A briga entre torcedores do Operário e Ubiratan, no dia 13 deste mês, estará em pauta no início da noite de hoje (24), às 18 horas, no julgamento do TJD (Tribunal de Justiça Desportiva). O mais curioso, é que o presidente do Operário, Toni Vieira, não está sabendo do julgamento e só teve conhecimento do assunto quando foi abordado por nossa reportagem. “Não fui comunicado de nada. A única coisa que sei é que terá o julgamento do Coxim pela confusão no jogo que aconteceu lá”, respondeu Toni.

O árbitro citou além da briga, um sinalizador atirado em campo, que teria partido da torcida operariana. O Galo será julgado nos incisos I e III do Artigo 213, que correspondem à desordem na praça de desporto e lançamento de objetos no campo ou área de disputa. A publicação foi postada no site da FFMS (Federação de Futebol de Mato Grosso do Sul) e comunicada via email aos clubes na última terça-feira.

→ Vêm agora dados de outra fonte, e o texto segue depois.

# idiap/IdiapTTS

Hardware: AMD Instinct MI355X
Metric: acoustic frames/sec (train) (higher is better)
Workload: dtype f32

## Files before the change

idiaptts_amd/csrc/nn.hip:

```cpp
#include <algorithm>
#include <cstdlib>

#include "common.h"
#include "gemm_ring.h"
#include "gemm_staged.h"

namespace itts {

constexpr int BN = 128;

template <bool ROWFORM, bool VEC, int NROWS>
__device__ __forceinline__ void load_tile(const float* __restrict__ P, int64_t ld, int64_t out0,
                                          int64_t out_dim, int64_t k0, int64_t k_end,
                                          float4 (&r)[NROWS / 32]) {
  const int tid = threadIdx.x;
#pragma unroll
  for (int i = 0; i < NROWS / 32; ++i) {
    const int idx = tid + 256 * i;
    int64_t o, k;
    if (ROWFORM) {
      o = out0 + (idx >> 3);
      k = k0 + ((idx & 7) << 2);
    } else {
      k = k0 + idx / (NROWS / 4);
      o = out0 + ((idx % (NROWS / 4)) << 2);
    }
    const int64_t c = ROWFORM ? k : o, c_end = ROWFORM ? k_end : out_dim;
    const int64_t t = ROWFORM ? o : k, t_end = ROWFORM ? out_dim : k_end;
    const bool t_ok = t < t_end;
    const int64_t tc = t_ok ? t : 0;
    if (VEC) {
      const bool ok = t_ok && (c < c_end);
      const float4 v = *reinterpret_cast<const float4*>(P + tc * ld + (ok ? c : 0));
// ... 219 lines not shown
static int ring_wm(int64_t M, int N) {
  const double w2 = (double)(((M + 127) / 128) * 128) * (double)(((N + 63) / 64) * 64);
  const double w1 = (double)(((M + 63) / 64) * 64) * (double)(((N + 127) / 128) * 128);
  return w1 < w2 ? 1 : 2;
}

template <bool A_ROW, bool B_ROW, int EPI, int AF>
static int launch_ring(const GemmArgs& g, int splitk, hipStream_t s) {
  if (ring_wm(g.M, g.N) == 1) return launch_ring_wm<A_ROW, B_ROW, EPI, 1, AF>(g, splitk, s);
  return launch_ring_wm<A_ROW, B_ROW, EPI, 2, AF>(g, splitk, s);
}

template <int WM_W, int EPI_X, int AF_X = AF_BASE>
static int launch_ring_bwd_pair(const GemmArgs& gw, int splitk, const GemmArgs& gx, hipStream_t s) {
  const ring::Args rw = ring_args<WM_W>(gw, splitk), rx = ring_args<2>(gx, 1);
  hipLaunchKernelGGL((ring::gemm_ring_pair_kernel<false, false, EPI_STORE, WM_W, true, false, EPI_X, 2, AF_X>),
                     dim3(kRingGrid), dim3(ring::THREADS), 0, s, rw, rx);
  ITTS_LAUNCH_CHECK();
  return ITTS_OK;
}

template <bool A_ROW, bool B_ROW, int EPI, int AF = AF_BASE>
static int launch_gemm(GemmArgs g, int splitk, hipStream_t s) {
  if (g.M <= 0 || g.N <= 0) return ITTS_OK;
  if (ring_ok<A_ROW, B_ROW>(g, splitk, EPI)) return launch_ring<A_ROW, B_ROW, EPI, AF>(g, splitk, s);
  if (A_ROW) return launch_gemm_tn<A_ROW, B_ROW, EPI, 1, 1, AF>(g, splitk, s);
  const double e2 = tile_efficiency(g.M, g.N, splitk, 2, 1.0);
  const double e1 = tile_efficiency(g.M, g.N, splitk, 1, 0.90);
  if (e1 > e2) return launch_gemm_tn<A_ROW, B_ROW, EPI, 1, 2, AF>(g, splitk, s);
  return launch_gemm_tn<A_ROW, B_ROW, EPI, 2, 2, AF>(g, splitk, s);
}


__device__ __forceinline__ void reduce_slabs_vec_body(const float* __restrict__ slabs, int S, int64_t n,
                                                      float* __restrict__ out, int accumulate, int64_t block,
                                                      float4 (*part)[64]) {
  const int tx = threadIdx.x & 63, grp = threadIdx.x >> 6;
  const int64_t n4 = n >> 2;
  const int64_t c = block * 64 + tx;
  float4 s = make_float4(0.f, 0.f, 0.f, 0.f);
  if (c < n4) {
    const float4* p = reinterpret_cast<const float4*>(slabs) + c;
#pragma unroll 8
    for (int z = grp; z < S; z += 4) {
      const float4 v = p[(int64_t)z * n4];
      s.x += v.x; s.y += v.y; s.z += v.z; s.w += v.w;
    }
  }
  if (grp > 0) part[grp - 1][tx] = s;
  __syncthreads();
  if (grp == 0 && c < n4) {
#pragma unroll
    for (int g2 = 0; g2 < 3; ++g2) {
      const float4 v = part[g2][tx];
      s.x += v.x; s.y += v.y; s.z += v.z; s.w += v.w;
    }
    float4* o = reinterpret_cast<float4*>(out) + c;
    if (accumulate) {
      const float4 v = *o;
      s.x += v.x; s.y += v.y; s.z += v.z; s.w += v.w;
    }
    *o = s;
  }
}

__device__ __forceinline__ void reduce_slabs_scalar_body(const float* __restrict__ slabs, int S, int64_t n,
                                                         float* __restrict__ out, int accumulate,
                                                         int64_t block, float (*part)[64]) {
  const int tx = threadIdx.x & 63, grp = threadIdx.x >> 6;
  const int64_t c = block * 64 + tx;
  float s = 0.f;
  if (c < n) {
#pragma unroll 8
    for (int z = grp; z < S; z += 4) s += slabs[(int64_t)z * n + c];
  }
  if (grp > 0) part[grp - 1][tx] = s;
  __syncthreads();
  if (grp == 0 && c < n) {
    s += part[0][tx];
    s += part[1][tx];
    s += part[2][tx];
    out[c] = accumulate ? out[c] + s : s;
  }
}

__global__ __launch_bounds__(256) void reduce_slabs_kernel(const float* __restrict__ slabs, int S,
                                                           int64_t n, float* __restrict__ out,
                                                           int accumulate) {
  __shared__ float4 part[3][64];
  reduce_slabs_vec_body(slabs, S, n, out, accumulate, blockIdx.x, part);
}

__global__ __launch_bounds__(256) void reduce_slabs_scalar_kernel(const float* __restrict__ slabs, int S,
                                                                  int64_t n, float* __restrict__ out,
                                                                  int accumulate) {
  __shared__ float part[3][64];
  reduce_slabs_scalar_body(slabs, S, n, out, accumulate, blockIdx.x, part);
}

constexpr int kMaxDeferred = 16;
struct ReduceSeg {
  const void* src;
  void* out;
  int64_t n;
  double scale;
  int S;
  int accumulate;
  int kind;
  int first_block;
};
struct ReduceMulti {
  ReduceSeg seg[kMaxDeferred];
  int nseg;
};
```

Já o clube de Dourados pode ser responsabilizado caso seja comprovado que o tumulto foi iniciado por seus torcedores.

O Ubiratan promete se defender culpando a torcida da Mancha Verde, que de acordo com os dirigentes, não teriam nenhuma ligação com o Leão da Fronteira. “Nosso advogado vai se basear na tese que não fazia parte de nossa torcida. Estão culpando a gente porque no meio desses torcedores tinha um rapaz com a camisa do Ubiratan que nem participou da briga, ele apenas correu”, argumenta o diretor de futebol do clube, Laerte Ramos. 

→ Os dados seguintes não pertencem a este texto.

struct U1 {
  using GA = RwGeo<64, 32>;
  using GB = RwGeo<32, 32>;
  using GF = RwGeo<32, 64>;
  static constexpr int W_BYTES = cmax(GA::BYTES, cmax(GB::BYTES, GF::BYTES)) + 128;
  static constexpr int RDA = 5;
  static constexpr int TF = 2 * (2 * GB::KC * 2);
  static_assert(4 * W_BYTES <= MX_OFF * 4, "four private slabs");
  static_assert(2 * W_BYTES + 2 * WBUF_BYTES <= MX_OFF * 4, "two samples' slabs + two weight buffers below the maxima");
  static_assert(GB::FRAGS5 * 2 * 1024 <= WBUF_BYTES && GF::FRAGS5 * 2 * 1024 <= WBUF_BYTES, "a staged conv fits its buffer");
};
__device__ __forceinline__ float lane_swap1(float v) {
  return __builtin_bit_cast(float, __builtin_amdgcn_update_dpp(0, __builtin_bit_cast(int, v), 0xB1, 0xf, 0xf, true));
}
template <int NS> struct U1Scales { float sc[NS]; DynScale skip[NS / 2]; };
template <int NS>
__device__ __forceinline__ U1Scales<NS> u1_input_scales(const float* mx, int wave) {
  U1Scales<NS> s;
#pragma unroll
  for (int sm = 0; sm < NS; ++sm) s.sc[sm] = dyn_scale(mx_read(mx, sm)).s;
#pragma unroll
  for (int sl = 0; sl < NS / 2; ++sl) s.skip[sl] = dyn_scale(mx_read(mx, NS / 2 * (wave >> 1) + sl));
  return s;
}
template <int NS>
__device__ __forceinline__ void u1_store_chunk0(char* lb, int wave, int n, int g, const f32x4 (&xe)[NS][1], const f32x4 (&xo)[NS][1],
                                                const float (&sc)[NS]) {
  using GA = U1::GA;
  const bool odd = n & 1;
  char* const d0 = lb + wave * GA::G + (n >> 3) * GA::BX + ((n & 7) >> 1) * 4 + 2 * 16 + (8 * g + (odd ? 1 : 0)) * 16;
#pragma unroll
  for (int sm = 0; sm < NS; ++sm)
#pragma unroll
    for (int r = 0; r < 4; ++r) {
      const float own = (odd ? xo[sm][0][r] : xe[sm][0][r]) * sc[sm];
      const float recv = lane_swap1((odd ? xe[sm][0][r] : xo[sm][0][r]) * sc[sm]);
      const F16Pair p = f16_split2(odd ? recv : own, odd ? own : recv);
      char* d = d0 + sm * U1::W_BYTES + 2 * r * 16;
      *reinterpret_cast<unsigned*>(d) = p.hi;
      MMD_LO(*reinterpret_cast<unsigned*>(d + GA::PS) = p.lo;)
    }
}
template <int NS>
__device__ __forceinline__ void u1_store_chunk1(char* lb, int wave, int n, int g, const f32x4 (&skip)[NS][2], const DynScale (&sc)[NS / 2]) {
  using GA = U1::GA;
  const int np = wave & 1, s0 = NS / 2 * (wave >> 1);
  char* const sdst = lb + (2 * np + (n >> 3)) * GA::G + ((n >> 2) & 1) * GA::BX + (n & 3) * 4 + (2 + 4 * g) * 16;
#pragma unroll
  for (int m = 0; m < NS; ++m)
#pragma unroll
    for (int r = 0; r < 4; ++r) {
      const F16Pair p = f16_split2(skip[m][0][r] * sc[m >> 1].s, skip[m][1][r] * sc[m >> 1].s);
      char* d = sdst + (s0 + (m >> 1)) * U1::W_BYTES + (16 * (m & 1) + r) * 16;
      *reinterpret_cast<unsigned*>(d) = p.hi;
      MMD_LO(*reinterpret_cast<unsigned*>(d + GA::PS) = p.lo;)
    }
}
template <int MT>
__device__ __forceinline__ void u1_tail_store(char* vsF, int m0, int g, const f32x4 (&e)[MT][2], const f32x4 (&o)[MT][2], float s) {
  using GF [[maybe_unused]] = U1::GF;
#pragma unroll
  for (int mt = 0; mt < MT; ++mt)
#pragma unroll
    for (int r = 0; r < 4; ++r) {
      const F16Pair pe = f16_split2(e[mt][0][r] * s, e[mt][1][r] * s), po = f16_split2(o[mt][0][r] * s, o[mt][1][r] * s);
      char* d = vsF + (2 + 32 * (m0 + mt) + 8 * g + 2 * r) * 16;
      *reinterpret_cast<unsigned*>(d) = pe.hi;
      MMD_LO(*reinterpret_cast<unsigned*>(d + GF::PS) = pe.lo;)
      *reinterpret_cast<unsigned*>(d + 16) = po.hi;
      MMD_LO(*reinterpret_cast<unsigned*>(d + 16 + GF::PS) = po.lo;)
    }
}
template <int MT>
__device__ __forceinline__ void u1_eps_to_slab(float* et, int m0, int n, int g, const f32x4 (&out)[MT][1], float s1, float b1) {
  if (n < 4) {
#pragma unroll
    for (int mt = 0; mt < MT; ++mt)
#pragma unroll
      for (int r = 0; r < 4; ++r) et[(16 * (m0 + mt) + 4 * g + r) * 4 + n] = fmaf(out[mt][0][r], s1, b1);
  }
}
template <int MT>
__device__ __forceinline__ void u1_store_out(float* eps, size_t smp, int m0, int n, int g, const f32x4 (&out)[MT][1], float s1, float b1) {
  float* dst = eps + (smp * 64 + 16 * m0 + 4 * g) * 4 + n;
#pragma unroll
  for (int mt = 0; mt < MT; ++mt)
#pragma unroll
    for (int r = 0; r < 4; ++r) dst[(16 * mt + r) * 4] = fmaf(out[mt][0][r], s1, b1);
}
__device__ __forceinline__ void fused_ddpm_row(const FusedStep& fs, const float* et, int smp, int lane) {
  const float4 e = *reinterpret_cast<const float4*>(et + lane * 4);
  const int traj = fs.traj0 + smp, robot = traj / fs.spr;
  const size_t idx = (size_t)traj * H + lane;
  float4 v = ddpm_posterior_mean(fs.x[idx], e, fs.a_t, fs.b_t, fs.c1, fs.c2);
  if (fs.do_noise)
    v = add_step_noise(v, fs.noise ? fs.noise[idx] : traj_normal4(fs.seed, fs.robot_seeds, fs.draw, fs.traj_base, idx, robot, fs.spr), fs.sigma,
                       fs.noise_std_extra);
  float4 hv;
  if (hard_row(fs.hard_rows, fs.n_hard, fs.hard, robot, lane, hv)) v = hv;
  fs.x[idx] = v;
  if (fs.chain) fs.chain[idx] = v;
}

Ele explica que os integrantes da Mancha Verde eram de Dourados e também da matriz em Campo Grande.

O diretor não teme a perda de mandos de jogos, pois de acordo com ele, no artigo em que o clube foi enquadrado existe esta possibilidade, apenas a chance de multa. “Vamos trabalhar para não tomarmos uma multa alta”, comentou Ramos.

O diretor criticou a organização de jogos no Morenão e lembrou que em Dourados acontece a divisão de torcida. “Se estivesse dividida como acontece no Douradão, não tinha acontecido isso”, avaliou.

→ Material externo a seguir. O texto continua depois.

@@ -1620,8 +1633,8 @@
     const bf16* add = (const bf16*)addend;
     if (add && (reinterpret_cast<uintptr_t>(add) % 16)) return -3;
 #define LAH_COMBINE(V)                                                                   \
-    if (add) combine_rows_kernel<V, true><<<grid, 256, 0, st>>>(g_peers, a, add);        \
-    else combine_rows_kernel<V, false><<<grid, 256, 0, st>>>(g_peers, a, nullptr);
+    if (add) launch_pdl(combine_rows_kernel<V, true>, grid, 256, 0, st, g_peers, a, add);        \
+    else launch_pdl(combine_rows_kernel<V, false>, grid, 256, 0, st, g_peers, a, nullptr);
     if (H == 256) { LAH_COMBINE(1) }
     else if (H == 512) { LAH_COMBINE(2) }
     else if (H == 1024) { LAH_COMBINE(4) }
@@ -1748,6 +1761,42 @@
     return -(int)cudaGetLastError();
 }
 
+int lah_graph_programmatic_edges(void* graph, char* buf, int buflen, int* counts) {
+    cudaGraph_t g = static_cast<cudaGraph_t>(graph);
+    size_t n = 0;
+    if (cudaError_t e = cudaGraphGetEdges_v2(g, nullptr, nullptr, nullptr, &n)) return -static_cast<int>(e);
+    std::vector<cudaGraphNode_t> from(n), to(n);
+    std::vector<cudaGraphEdgeData> data(n);
+    if (n)
+        if (cudaError_t e = cudaGraphGetEdges_v2(g, from.data(), to.data(), data.data(), &n)) return -static_cast<int>(e);
+    auto name = [](cudaGraphNode_t node) -> std::string {
+        cudaGraphNodeType t;
+        cudaKernelNodeParams kp;
+        const char* nm = nullptr;
+        if (cudaGraphNodeGetType(node, &t) != cudaSuccess || t != cudaGraphNodeTypeKernel) return "?";
+        if (cudaGraphKernelNodeGetParams(node, &kp) != cudaSuccess || cudaFuncGetName(&nm, kp.func) != cudaSuccess || !nm) {
+            cudaGetLastError();
+            return "?";
+        }
+        return nm;
+    };
+    std::string lines;
+    int prog = 0;
+    for (size_t i = 0; i < n; ++i) {
+        if (data[i].type != cudaGraphDependencyTypeProgrammatic) continue;
+        ++prog;
+        if (buf) lines += name(from[i]) + "\t" + name(to[i]) + "\n";
+    }
+    counts[0] = static_cast<int>(n);
+    counts[1] = prog;
+    if (buf && buflen > 0) {
+        const size_t len = lines.size() < static_cast<size_t>(buflen - 1) ? lines.size() : static_cast<size_t>(buflen - 1);
+        memcpy(buf, lines.data(), len);
+        buf[len] = 0;
+    }
+    return 0;
+}
+
 int lah_zero_slots(float* g, int num_segs, const long long* seg_n, int slots, int first_slot, int num_slots, int seg_mask,
                    cudaStream_t st) {
     if (num_slots <= 0) return 0;
diff --git a/learning-at-home_b200/csrc/sm90.cuh b/learning-at-home_b200/csrc/sm90.cuh
--- a/learning-at-home_b200/csrc/sm90.cuh
+++ b/learning-at-home_b200/csrc/sm90.cuh
@@ -4,6 +4,7 @@
 #include <cuda_runtime.h>
 #include <cuda_bf16.h>
 #include <stdint.h>
+#include <utility>
 
 namespace lah {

Confira o vídeo da confusão, registrado pelo site Exportiva MS:

A tal confusão em Coxim citada por Toni, é o assunto que estará em pauta de outro julgamento no TJD. No jogo do último dia 28 de setembro torcedores do Coxim entraram em conflito com os rivais do Operário, no estádio André Borges.

Apesar do TJD estar empenhado e até ter antecipado este julgamento, a possibilidade dos clubes serem punidos ainda nesta competição é pequena. Afinal o Operário pode jogar seu último jogo na competição contra o Ubiratan no dia 3 de novembro. E o Coxim cumpre tabela neste sábado diante do mesmo Leão da Fronteira.